I've seen some helpful answers on SO, but they have limited less complex examples, and I can't figure out the best approach for a rewrite of the above.
The multiple repeat of the part -"Sections.Questions.Answers.SubQuestions.Answers.SubQuestions.Answers..." looks suspicious to me like it could be done separately and then another query issued, but I don't know how to build this up or whether such an approach would even improve performance.
Questions:
How do I rewrite this query to something more sensible to improve performance, while ensuring that the eventual result set is the same?
Given the last line: .Include("Sections.Questions.Answers.SubQuestions.Answers.SubQuestions.Answers.SubQuestions.Answers.SubQuestions.Answers.SubQuestions.Answers.AnswerMetadatas")
Why do I need all the intermediate lines? (I guess it's because some of the joins may not be left joins?)
EF Version info: package id="EntityFramework" version="6.2.0" targetFramework="net452"
I realise this question is a bit rubbish, but I'm trying to resolve as fast as I can from a point of no knowledge.
Edit
After mulling over this for half a day and thanks to StuartLC's suggestions I came up with some options:
Poor - split the query so that it performs multiple round-trips to fetch the data. This is likely to provide a slightly slower experience for the user, but will stop the SQL timing out. (This is not much better than just increasing the EF command timeout).
Good - change the clustered indexing on child tables to be clustered by their parent's foreign key (assuming you don't have a lot of insert operations).
Good - change the code to only query the first few levels and lazy-load (separate db hit) anything below this, i.e. remove all but the top few Includes, then change the ICollections - Answers.SubQuestions, Answers.AnswerMetadatas, and Question.Answers to all be virtual. Presumably the downside to making these virtual is that if any (other) existing code in the app expects those ICollection properties to be eager-loaded, you may have to update that code (i.e. if you want/need them to load immediately within that code). I will be investigating this option further. Further edit - unfortunately this won't work if you need to serialize the response due to self-referencing loop.

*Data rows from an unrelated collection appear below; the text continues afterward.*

template <class T, int K, int U, int OUTV, int MINB, int G = 1>
static int launch_fused(nts_gather_plan *pl, const PlanShape &sh, const T *in_rows, uint32_t ldc, float *out,
                        uint32_t F, uint32_t Q, cudaStream_t st) {
  constexpr int TN = MINB <= 2 ? 8 : 4;
  auto kern = planned_slab_hub_kernel<T, K, U, OUTV, MINB, G>;
  const auto *in = reinterpret_cast<const typename GatherT<T>::chunk *>(in_rows);
  const size_t smem = std::max(16 + ((size_t)kPlanWarps * G * Q + 4) * 8, sizeof(HubSmem<TN, T>));
  NTS_CUDA_OK(cudaFuncSetAttribute(kern, cudaFuncAttributeMaxDynamicSharedMemorySize, (int)smem));
  HubRowArgs hub;
  hub.At = pl->dense + (size_t)pl->hub_cols * pl->lda_c;
  hub.lda = pl->lda_r;
  hub.M = (uint32_t)pl->hub_rows;
  hub.rowmap = pl->hub_row_ids;
  hub.m_tiles = (hub.M + kHubBM - 1) / kHubBM;
  hub.n_tiles = (F + 16 * TN - 1) / (16 * TN);
  hub.k_split = hub_row_k_split(pl->gather_rows, hub.m_tiles, hub.n_tiles);
  pl->last_launches = 0;
  for (int s = 0; s < pl->slabs; s++) {
    hub.k_lo = (uint32_t)std::min<uint64_t>((uint64_t)s * pl->slab_rows, pl->gather_rows);
    hub.k_hi = s + 1 == pl->slabs ? pl->gather_rows
                                  : (uint32_t)std::min<uint64_t>((uint64_t)(s + 1) * pl->slab_rows, pl->gather_rows);
    const uint64_t splits = hub.k_hi > hub.k_lo ? (hub.k_hi - hub.k_lo + hub.k_split - 1) / hub.k_split : 0;
    const uint64_t n_gemm = splits * hub.m_tiles * hub.n_tiles;
    const uint64_t eb = pl->slab_edge[s], ee = pl->slab_edge[s + 1];
    const uint64_t quanta = ee > eb ? (ee - eb + Q - 1) / Q : 0;
    const uint64_t blocks = n_gemm + (quanta * sh.tiles + kPlanWarps * G - 1) / (kPlanWarps * G);
    if (!blocks)
      continue;
    NTS_ARG_CHECK(blocks <= 0x7fffffffull, "aggregation grid too large");
    hub.n_gemm = (uint32_t)n_gemm;
    hub.period = n_gemm ? (uint32_t)(blocks / n_gemm) : 1;
    kern<<<(unsigned)blocks, kPlanWarps * 32, smem, st>>>(in, ldc, out, F, pl->pairs, pl->voff + (size_t)s * pl->n_rows,
                                                          pl->n_rows, (uint32_t)eb, (uint32_t)ee, Q, sh.tiles,
                                                          sh.tile_vecs, hub);
    NTS_LAUNCH_CHECK();
    pl->last_grid = (int)blocks;
    pl->last_launches++;
  }
  return 0;
}

#define NTS_PLAN_FUSED_CASE(K_, U_, B_, G_)                                                                         \
  if (sh.k == K_ && sh.u == U_ && sh.minb == B_ && sh.g == G_) {                                                    \
    if (sh.outv == 4)                                                                                               \
      return launch_fused<T, K_, U_, 4, B_, G_>(pl, sh, in, ldc, out, F, Q, st);                                    \
    if (sh.outv == 2)                                                                                               \
      return launch_fused<T, K_, U_, 2, B_, G_>(pl, sh, in, ldc, out, F, Q, st);                                    \
    return launch_fused<T, K_, U_, 1, B_, G_>(pl, sh, in, ldc, out, F, Q, st);                                      \
  }
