from .. import ops as O
from .._lib import F32, BF16, LOSS_CAP
from ..model.config import cfg
from .params import ParamStore
from . import anchors as ANC


class ConvOp(object):

    def __init__(self, net, wkey, Cin, Cout, k=1, stride=1, pad=0, bias_key=None, need_dgrad=True, group=None, Cout_pad=None, full_map=False):
        self.net, self.wkey, self.Cin, self.Cout, self.k, self.stride, self.pad = net, wkey, Cin, Cout, k, stride, pad
        self.full_map = bool(full_map and k > 1 and pad == 0 and stride == 1)
        self.t_taps, self.t_cin = (1, k * k * Cin) if self.full_map else (k * k, Cin)
        self.bias_key, self.need_dgrad, self.group = bias_key, need_dgrad, group
        self.Np = Cout if Cout_pad is None else Cout_pad
        self.prio = 1 if str(wkey).startswith(('resnet.layer1.', 'resnet.layer2.', 'resnet.layer3.')) and getattr(net, 'chain_prio', True) else 0
        P = net.P
        taps = k * k
        cnt = self.Np * taps * Cin
        if group is not None:
            self.trainable = True
# ... 11 lines not shown
            else:
                self.w_master = P.frozen[wkey].view(-1)
                self.w_grad = None
                self.wf = O.empty((cnt,), net.dt)
            if bias_key is not None and bias_key in P.offsets:
                self.bias = P.view(bias_key); self.bias_grad = P.view(bias_key, P.grad)
            elif bias_key is not None:
                self.bias = P.frozen[bias_key]; self.bias_grad = None
            else:
                self.bias = P.bn_bias.get(wkey); self.bias_grad = None
        self.wb = O.empty((cnt,), net.dt) if (need_dgrad and self.trainable) else None
        net.convs.append(self)

    def refresh(self, full=False):
        taps = self.k * self.k
        if not self.trainable and full:
            O.weight_cast(self.w_master, self.scale, self.wf, self.Np, taps, self.Cin)
        if self.wb is not None:
            O.weight_transpose(self.w_master, self.scale, self.wb, self.Np, self.t_taps, self.t_cin)

    def out_hw(self, IH, IW):
        return (IH + 2 * self.pad - self.k) // self.stride + 1, (IW + 2 * self.pad - self.k) // self.stride + 1

    def fwd(self, x, n, IH, IW, y, add=None, relu=False, out_f32=False, tile=0):
        OH, OW = self.out_hw(IH, IW)
        O.conv_igemm(x, self.wf, y, n, IH, IW, self.Cin, OH, OW, self.Np, self.k, self.k, self.stride, self.pad,
                     bias=self.bias, add=add, relu=relu, out_f32=out_f32, tile=tile, dt=self.net.dt, ws=self.net.splitk_ws(n * OH * OW * self.Np), prio=max(self.prio, self.net.prio_floor),
                     algo=(self.net.conv_algo if self.k == 1 and self.stride == 1 and self.Np >= 1024 else None))
        return y

    def dgrad(self, g, n, IH, IW, dx, add=None, ref=None):
        OH, OW = self.out_hw(IH, IW)
        if self.full_map:
            assert IH == self.k and IW == self.k and OH == 1 and OW == 1
            O.conv_igemm(g, self.wb, dx, n, 1, 1, self.Np, 1, 1, self.t_cin, 1, 1, 1, 0, add=add, ref=ref, dt=self.net.dt,
                         prio=max(self.prio, self.net.prio_floor))
            return dx
        if self.stride == 1:
            O.conv_igemm(g, self.wb, dx, n, OH, OW, self.Np, IH, IW, self.Cin, self.k, self.k, 1, self.k - 1 - self.pad,
                         add=add, ref=ref, dt=self.net.dt, ws=self.net.splitk_ws(n * IH * IW * self.Cin), prio=max(self.prio, self.net.prio_floor),
                         algo=(self.net.conv_algo if self.k == 1 and self.Cin >= 1024 else None))
        else:
            assert self.k == 1
            O.conv_igemm(g, self.wb, dx, n, OH, OW, self.Np, OH, OW, self.Cin, 1, 1, 1, 0, add=add, ref=ref,
                         scatter=(IH, IW, self.stride), dt=self.net.dt, prio=max(self.prio, self.net.prio_floor))
        return dx

    def wgrad(self, g, x, n, IH, IW):
        ko = self.net.knockout
        if 'wgrad' in ko or ('wgrad4' in ko and str(self.wkey).startswith('resnet.layer4.')) or \
                ('wgrad3' in ko and str(self.wkey).startswith(('resnet.layer3.', 'resnet.layer2.'))):
            return
        OH, OW = self.out_hw(IH, IW)
        self.net.wgq.add(self.w_grad, g, x, n, IH, IW, self.Cin, OH, OW, self.Np, self.k, self.stride, self.pad)
# ... 104 lines not shown
                        ctx.__enter__()
                    O.call('l2s_conv_wgrad_grouped', ent[1].data_ptr(), C.cast(arr, C.c_void_p), len(chunk), v, dt, ws.data_ptr(),
                           ws.numel() * 4, O.stream())
                    if ctx is not None:
                        ctx.__exit__(None, None, None)
        return True

    V5_STREAM = 'wg'
    SMALL_M_TILE = 0
    MIN_WG = 256
    V4_FILL = 128


class Bottleneck(object):

    def __init__(self, net, prefix, inplanes, planes, stride, has_down, need_dx=True):
        self.net, self.prefix, self.stride, self.need_dx = net, prefix, stride, need_dx
        self.inpl, self.planes = inplanes, planes
        self.c1 = ConvOp(net, prefix + '.conv1.weight', inplanes, planes, 1, stride, 0, need_dgrad=need_dx)
        self.c2 = ConvOp(net, prefix + '.conv2.weight', planes, planes, 3, 1, 1)
        self.c3 = ConvOp(net, prefix + '.conv3.weight', planes, planes * 4, 1, 1, 0)
        self.down = ConvOp(net, prefix + '.downsample.0.weight', inplanes, planes * 4, 1, stride, 0, need_dgrad=need_dx) if has_down else None

    def fwd(self, x, n, IH, IW, tag):
        net = self.net
        OH, OW = self.c1.out_hw(IH, IW)
        a1 = net.buf(tag + '.a1', (n * OH * OW, self.planes))
        a2 = net.buf(tag + '.a2', (n * OH * OW, self.planes))
        y = net.buf(tag + '.y', (n * OH * OW, self.planes * 4))
        self.c1.fwd(x, n, IH, IW, a1, relu=True)
        self.c2.fwd(a1, n, OH, OW, a2, relu=True)
        if self.down is not None:
            sc = net.buf(tag + '.sc', (n * OH * OW, self.planes * 4))
            self.down.fwd(x, n, IH, IW, sc)
            self.c3.fwd(a2, n, OH, OW, y, add=sc, relu=True)
        else:
            self.c3.fwd(a2, n, OH, OW, y, add=x, relu=True)
        return y, OH, OW, (x, a1, a2, IH, IW, OH, OW, n)

    def fwd_rest(self, x, a1, sc, n, IH, IW, tag):
        net = self.net
        a2 = net.buf(tag + '.a2', (n * IH * IW, self.planes))
        y = net.buf(tag + '.y', (n * IH * IW, self.planes * 4))
        self.c2.fwd(a1, n, IH, IW, a2, relu=True)
        self.c3.fwd(a2, n, IH, IW, y, add=sc, relu=True)
        return y, IH, IW, (x, a1, a2, IH, IW, IH, IW, n)

    def bwd(self, g, saved, tag, x_is_relu_out=True):
        net = self.net
        x, a1, a2, IH, IW, OH, OW, n = saved
        self.c3.wgrad(g, a2, n, OH, OW)
        dz2 = net.buf(tag + '.dz2', (n * OH * OW, self.planes))
        self.c3.dgrad(g, n, OH, OW, dz2, ref=a2)
        self.c2.wgrad(dz2, a1, n, OH, OW)
        dz1 = net.buf(tag + '.dz1', (n * OH * OW, self.planes))
        self.c2.dgrad(dz2, n, OH, OW, dz1, ref=a1)
        self.c1.wgrad(dz1, x, n, IH, IW)
        if self.down is not None:
            self.down.wgrad(g, x, n, IH, IW)
        if not self.need_dx:
            return None
        dx = net.buf(tag + '.dx', (n * IH * IW, self.inpl))
        ref = x if x_is_relu_out else None
        if self.down is not None:
            if self.stride != 1 and tag not in net._precleared:
                O.memset_zero(dx)
            self.c1.dgrad(dz1, n, IH, IW, dx)
            self.down.dgrad(g, n, IH, IW, dx, add=dx, ref=ref)
        else:
            self.c1.dgrad(dz1, n, IH, IW, dx, add=g, ref=ref)
        return dx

Non-trivial - Write a sql stored proc/view manually and build a new EF object pointed at it.
Longer term
The obvious, best, but most time-consuming option - rewrite the app design, so it doesn't need the whole data tree in a single api call, or go with the option below:
Rewrite the app to store the data in a NoSQL fashion (e.g. store the object tree as json so there are no joins). As Stuart mentioned this is not a good option if you need to filter the data in other ways (via something other than the questionnaireId), which you might need to do. Another alternative is to partially store NoSQL-style and partially relational as required.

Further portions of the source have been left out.